• Your task
Starting at the line below that contains "const long long", print each line through the end of the records exactly as it appears.

• Recorded data
template <int MT, int G, int DPL, bool RING, typename KV>
__global__ void __launch_bounds__(MG_THREADS, 1) decode_mega_kernel(const MegaParams p) {
    constexpr int CG = (MT + 3) / 4;
    constexpr int HD = DPL * 32;
    static_assert(G * HD <= MG_CTHREADS, "one attention output per consumer thread");
    constexpr int NT = mg_nt(MT);
    extern __shared__ __align__(128) unsigned char smem[];
    uint64_t *full = reinterpret_cast<uint64_t *>(smem);
    uint64_t *empty = full + MG_MAX_STAGES;
    float *rinv = reinterpret_cast<float *>(empty + MG_MAX_STAGES + 2);
    float *rpart = rinv + 8;
    uint64_t *stgc = reinterpret_cast<uint64_t *>(rpart + 32);
    float *red = reinterpret_cast<float *>(stgc + 4);
    float *acc_tile = red + 2 * MG_CWARPS * NT * 16 * MT;
    float *vals = acc_tile + MG_ACC_TILES * 16 * MT;
    MegaOp *s_op = reinterpret_cast<MegaOp *>(vals + mg_vals(MT));
    static_assert(sizeof(MegaOp) <= 256 && sizeof(MegaOp) % 4 == 0, "s_op");
    uint64_t *stg = empty + MG_MAX_STAGES;
    unsigned char *scratch = smem + mg_misc_bytes(MT);
    unsigned char *ring = scratch + p.scratch_bytes;
    const int tid = threadIdx.x, warp = tid >> 5, lane = tid & 31;
    const int g = lane >> 2, t = lane & 3;
    const int cta = blockIdx.x, nctas = gridDim.x;
    const int B = p.B, nstage = p.nstage;
    unsigned *wd_flag = p.bar + 2;

    if (tid == 0) {
        for (int i = 0; i < nstage; ++i) {
            mbar_init(&full[i], 1);
            mbar_init(&empty[i], MG_CWARPS);
        }
        mbar_init(stg, 1);
        for (int c = 0; c < 4; ++c) mbar_init(&stgc[c], 1);
        asm volatile("fence.mbarrier_init.release.cluster;\n" ::: "memory");
    }
    __syncthreads();

    if (warp >= MG_CWARPS) {
        asm volatile("setmaxnreg.dec.sync.aligned.u32 %0;\n" ::"n"(MG_REGS_PRODUCER));
        if (warp == MG_CWARPS && lane == 0) {
            int stage = 0;
            uint32_t phase = 0;
            bool wrapped = false;
            const uint64_t pol = policy_evict_first();
            for (int oi = 0; oi < p.n_ops; ++oi) {
                const MegaOp &op = p.ops[oi];
                if (oi + 1 < p.n_ops) {
                    const MegaOp &nx = p.ops[oi + 1];
                    const int who = (cta - oi % nctas + nctas) % nctas;
                    if (nx.kind == MG_MATVEC) {
                        if (nx.fout_ada_layer >= 0) {
                            if (who < B) bulk_prefetch_l2(p.ffn_ada_rows[who] + (size_t)nx.fout_ada_layer * p.D, (uint32_t)nx.N * 4u);
                        } else if (who == 0 && nx.fout_gamma) {
                            bulk_prefetch_l2(nx.fout_gamma, (uint32_t)nx.N * 4u);
                        }
                    }
                }
                if (op.kind != MG_MATVEC) continue;
                const int n_tiles = op.n_tiles, n_pairs = op.n_pairs, S = op.S, Ps = op.Ps, UT = op.unit_tiles;
                const uint4 *qs = op.qs_tc;
                const uint2 *ds = op.d_tc;
                const int ntl = mg_tile_count(n_tiles, UT, cta, nctas);
                for (int s = 0; s < S; ++s) {
                    const int pb = s * Ps;
                    const int np = min(Ps, n_pairs - pb);
                    for (int it = 0; it < ntl; it += NT) {
                        const int nt = min(NT, ntl - it);
                        for (int c0 = 0; c0 < np; c0 += MG_CHUNK) {
                            const int nb = min(MG_CHUNK, np - c0);
                            if (wrapped) mbar_wait(&empty[stage], phase ^ 1u, wd_flag, 0x100u + (unsigned)oi);
                            unsigned char *dst = ring + (size_t)stage * (NT * MG_SLOT_BYTES);
                            mbar_expect_tx(&full[stage], (uint32_t)(nt * nb) * 576u);
                            for (int u = 0; u < nt; ++u) {
                                const size_t pair0 = (size_t)mg_tile_of(it + u, UT, cta, nctas) * n_pairs + pb + c0;
                                bulk_g2s_hint(dst + (size_t)u * MG_SLOT_BYTES, qs + pair0 * 32, (uint32_t)nb * 512u, &full[stage], pol);
                                bulk_g2s_hint(dst + (size_t)u * MG_SLOT_BYTES + MG_SLOT_Q, ds + pair0 * 8, (uint32_t)nb * 64u, &full[stage], pol);
                            }
                            if (++stage == nstage) {
                                stage = 0;
                                phase ^= 1u;
                                wrapped = true;
                            }
                        }
                    }
                }
            }
        } else if (warp > MG_CWARPS) {
            constexpr int NOUT = NT * 16 * MT;
            constexpr int NQ = NOUT / 4;
// ... 290 lines not shown
                }
                if (oi + 1 < p.n_ops) {
                    abar();
                    abar();
                }
            }
        }
        return;
    }

    asm volatile("setmaxnreg.inc.sync.aligned.u32 %0;\n" ::"n"(MG_REGS_CONSUMER));
    const int epoch = *p.d_epoch;
    int stage = 0;
    uint32_t phase = 0, stg_phase = 0;
    int par = 0, group_ctr = 0;
    unsigned bar_target = 0;

    for (int oi = 0; oi < p.n_ops; ++oi) {
        const MegaOp &op = p.ops[oi];
        const int kind = op.kind;
        const bool tracing = p.trace != nullptr && cta == 0 && tid == 0;
        const bool tr_all = p.trace_all != nullptr && tid == 0;
        unsigned long long *const ta = tr_all ? p.trace_all + ((size_t)cta * p.n_ops + oi) * 4 : nullptr;
        if (tr_all) ta[0] = ta[3] = (unsigned long long)clock64();
        if (tracing) {
            const unsigned long long now = (unsigned long long)clock64();
            p.trace[oi * 6 + 0] = now;
            p.trace[oi * 6 + 1] = now;
            p.trace[oi * 6 + 4] = now;
            p.trace[oi * 6 + 5] = now;
        }
        if (tid == 0 && oi + 1 < p.n_ops) {
            prefetch_l1(&p.ops[oi + 1]);
            prefetch_l1(reinterpret_cast<const unsigned char *>(&p.ops[oi + 1]) + 128);
        }
        if (kind == MG_MATVEC) {
            const int n_tiles = op.n_tiles, n_pairs = op.n_pairs, S = op.S, Ps = op.Ps, K = op.K;
            const int UT = op.unit_tiles;
            const bool has_norm = op.gamma != nullptr;
            const int ntl = mg_tile_count(n_tiles, UT, cta, nctas);
            float2 *off2 = reinterpret_cast<float2 *>(scratch);
            uint2 *bf = reinterpret_cast<uint2 *>(off2 + (size_t)Ps * 2 * MT);
            if (ntl > 0) {
                for (int s = 0; s < S; ++s) {
                    const int pb = s * Ps;
                    const int np = min(Ps, n_pairs - pb);
                    const int CP = 16 * ((((np + 15) >> 4) + 3) >> 2);
                    cbar();
                    if (tid == 0) {
                        asm volatile("fence.proxy.async;\n" ::: "memory");
                        const uint32_t ob = (uint32_t)(2 * np * MT) * 8u;
                        const unsigned char *src = reinterpret_cast<const unsigned char *>(op.fin_bf + (size_t)(2 * pb) * (16 * MT));
                        unsigned char *dstb = reinterpret_cast<unsigned char *>(bf);
#pragma unroll
                        for (int c = 0; c < 4; ++c) {
                            const int p0 = min(np, c * CP), p1 = min(np, (c + 1) * CP);
                            const uint32_t o = (uint32_t)p0 * (256u * MT), cb = (uint32_t)(p1 - p0) * (256u * MT);
                            mbar_expect_tx(&stgc[c], cb + (c == 0 ? ob : 0u));
                            if (c == 0) bulk_g2s(off2, op.fin_off + (size_t)(2 * pb) * MT, ob, &stgc[0]);
                            if (cb) bulk_g2s(dstb + o, src + o, cb, &stgc[c]);
                        }
                    }
                    const uint32_t stg_par = stg_phase;
                    stg_phase ^= 1u;
                    if (s == 0 && has_norm && warp >= 1 && warp <= 4) {
                        const int total = op.ssq_in_parts * 8;
                        float pr[12];
#pragma unroll
                        for (int q = 0; q < 12; ++q) {
                            const int f = (warp - 1) * 32 + lane + 128 * q;
                            pr[q] = f < total ? __ldcg(op.ssq_in + f) : 0.0f;
                        }
                        float ss = 0.0f;
#pragma unroll
                        for (int q = 0; q < 12; ++q) ss += pr[q];
                        for (int f = (warp - 1) * 32 + lane + 128 * 12; f < total; f += 128) ss += __ldcg(op.ssq_in + f);
                        ss += __shfl_xor_sync(0xffffffffu, ss, 8);
                        ss += __shfl_xor_sync(0xffffffffu, ss, 16);
                        if (lane < 8) rpart[(warp - 1) * 8 + lane] = ss;
                    }
                    cbar();
                    if (s == 0 && has_norm && tid < B)
                        rinv[tid] = 1.0f / sqrtf((((rpart[tid] + rpart[8 + tid]) + (rpart[16 + tid] + rpart[24 + tid]))) / (float)K + p.eps);
                    if (tracing && s == 0) p.trace[oi * 6 + 1] = (unsigned long long)clock64();
                    for (int it = 0; it < ntl; it += NT) {
                        const int nt = min(NT, ntl - it);
                        float acc[NT][2 * CG];
#pragma unroll
                        for (int u = 0; u < NT; ++u)
#pragma unroll
                            for (int c = 0; c < 2 * CG; ++c) acc[u][c] = 0.0f;
                        {
                            const uint32_t slot_q = (uint32_t)warp * 512u + (uint32_t)lane * 16u;
                            const uint32_t slot_d = (uint32_t)MG_SLOT_Q + (uint32_t)warp * 64u + (uint32_t)g * 8u;
                            int next_chunk_c0 = it == 0 ? 0 : 0x7fffffff, chunk = 0;
                            for (int c0 = 0; c0 < np; c0 += MG_CHUNK) {
                                if (c0 == next_chunk_c0) {
                                    mbar_wait(&stgc[chunk], stg_par, wd_flag, 0x500u + (unsigned)oi);
                                    ++chunk;
                                    next_chunk_c0 += CP;
                                }
                                mbar_wait(&full[stage], phase, wd_flag, 0x200u + (unsigned)oi);
                                if (tracing && s == 0 && it == 0 && c0 == 0) p.trace[oi * 6 + 4] = (unsigned long long)clock64();
                                if (tr_all && s == 0 && it == 0 && c0 == 0) ta[3] = (unsigned long long)clock64();
                                const int pp = c0 + warp;
                                if (pp < np) {
                                    const unsigned char *sb = ring + (size_t)stage * (NT * MG_SLOT_BYTES);
                                    const uint2 *bfp = bf + (size_t)pp * (2 * 16 * MT);
                                    const float2 *ofp = off2 + (size_t)pp * (2 * MT);
                                    uint64_t *const rel = &empty[stage];
                                    if (nt == NT) mg_pair<MT, NT, NT>(sb, slot_q, slot_d, bfp, ofp, g, t, lane, acc, rel);
                                    else if (NT > 1 && nt == 1) mg_pair<MT, NT, 1>(sb, slot_q, slot_d, bfp, ofp, g, t, lane, acc, rel);
                                    else if (NT > 2 && nt == 2) mg_pair<MT, NT, 2>(sb, slot_q, slot_d, bfp, ofp, g, t, lane, acc, rel);
// ... 354 lines not shown
                if (warp < B) {
                    float bv = -INFINITY;
                    int bx = 0x7fffffff;
                    for (int c = lane; c < nctas; c += 32)
                        amax_combine(bv, bx, __ldcg(p.am_vals + (size_t)c * 8 + warp), __ldcg(p.am_idx + (size_t)c * 8 + warp));
#pragma unroll
                    for (int o = 16; o > 0; o >>= 1) {
                        const float ov = __shfl_xor_sync(0xffffffffu, bv, o);
                        const int ox = __shfl_xor_sync(0xffffffffu, bx, o);
                        amax_combine(bv, bx, ov, ox);
                    }
                    if (lane == 0) {
                        if (bx == 0x7fffffff) bx = 0;
                        p.d_tok[warp] = bx;
                        const int outpos = p.d_outpos[warp];
                        if (p.d_out) p.d_out[(size_t)warp * p.out_ld + outpos] = bx;
                        p.d_pos[warp] += 1;
                        p.d_outpos[warp] = outpos + 1;
                    }
                }
                if (tid == 0) *p.d_epoch = epoch + 1;
            }
        }
        if (tracing) p.trace[oi * 6 + 2] = (unsigned long long)clock64();
        if (tr_all) ta[1] = ta[2] = (unsigned long long)clock64();
        if (oi + 1 < p.n_ops) {
            abar();
            if (tid == 0) {
                red_release_add(&p.bar[0], 1u);
                bar_target += (unsigned)nctas;
                const long long t0 = clock64();
                unsigned n = 0;
                while (ld_relaxed_u32(&p.bar[0]) < bar_target) {
                    if ((++n & 0x3FFu) == 0 && clock64() - t0 > MG_SPIN_CYCLES) mg_die(wd_flag, 0x300u + (unsigned)oi);
                }
                asm volatile("fence.acq_rel.gpu;\n" ::: "memory");
            }
            abar();
            if (tracing) p.trace[oi * 6 + 3] = (unsigned long long)clock64();
            if (tr_all) ta[2] = (unsigned long long)clock64();
        }
    }
    if (tid == 0) {
        __threadfence();
        const unsigned old = atomicAdd(&p.bar[1], 1u);
        if (old == (unsigned)nctas - 1u) {
            p.bar[0] = 0u;
            p.bar[1] = 0u;
            __threadfence();
        }
    }
}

• The completed task
                const long long t0 = clock64();
                unsigned n = 0;
                while (ld_relaxed_u32(&p.bar[0]) < bar_target) {
                    if ((++n & 0x3FFu) == 0 && clock64() - t0 > MG_SPIN_CYCLES) mg_die(wd_flag, 0x300u + (unsigned)oi);
                }
                asm volatile("fence.acq_rel.gpu;\n" ::: "memory");
            }
            abar();
            if (tracing) p.trace[oi * 6 + 3] = (unsigned long long)clock64();
            if (tr_all) ta[2] = (unsigned long long)clock64();
        }
    }
    if (tid == 0) {
        __threadfence();
        const unsigned old = atomicAdd(&p.bar[1], 1u);
        if (old == (unsigned)nctas - 1u) {
            p.bar[0] = 0u;
            p.bar[1] = 0u;
            __threadfence();
        }
    }
}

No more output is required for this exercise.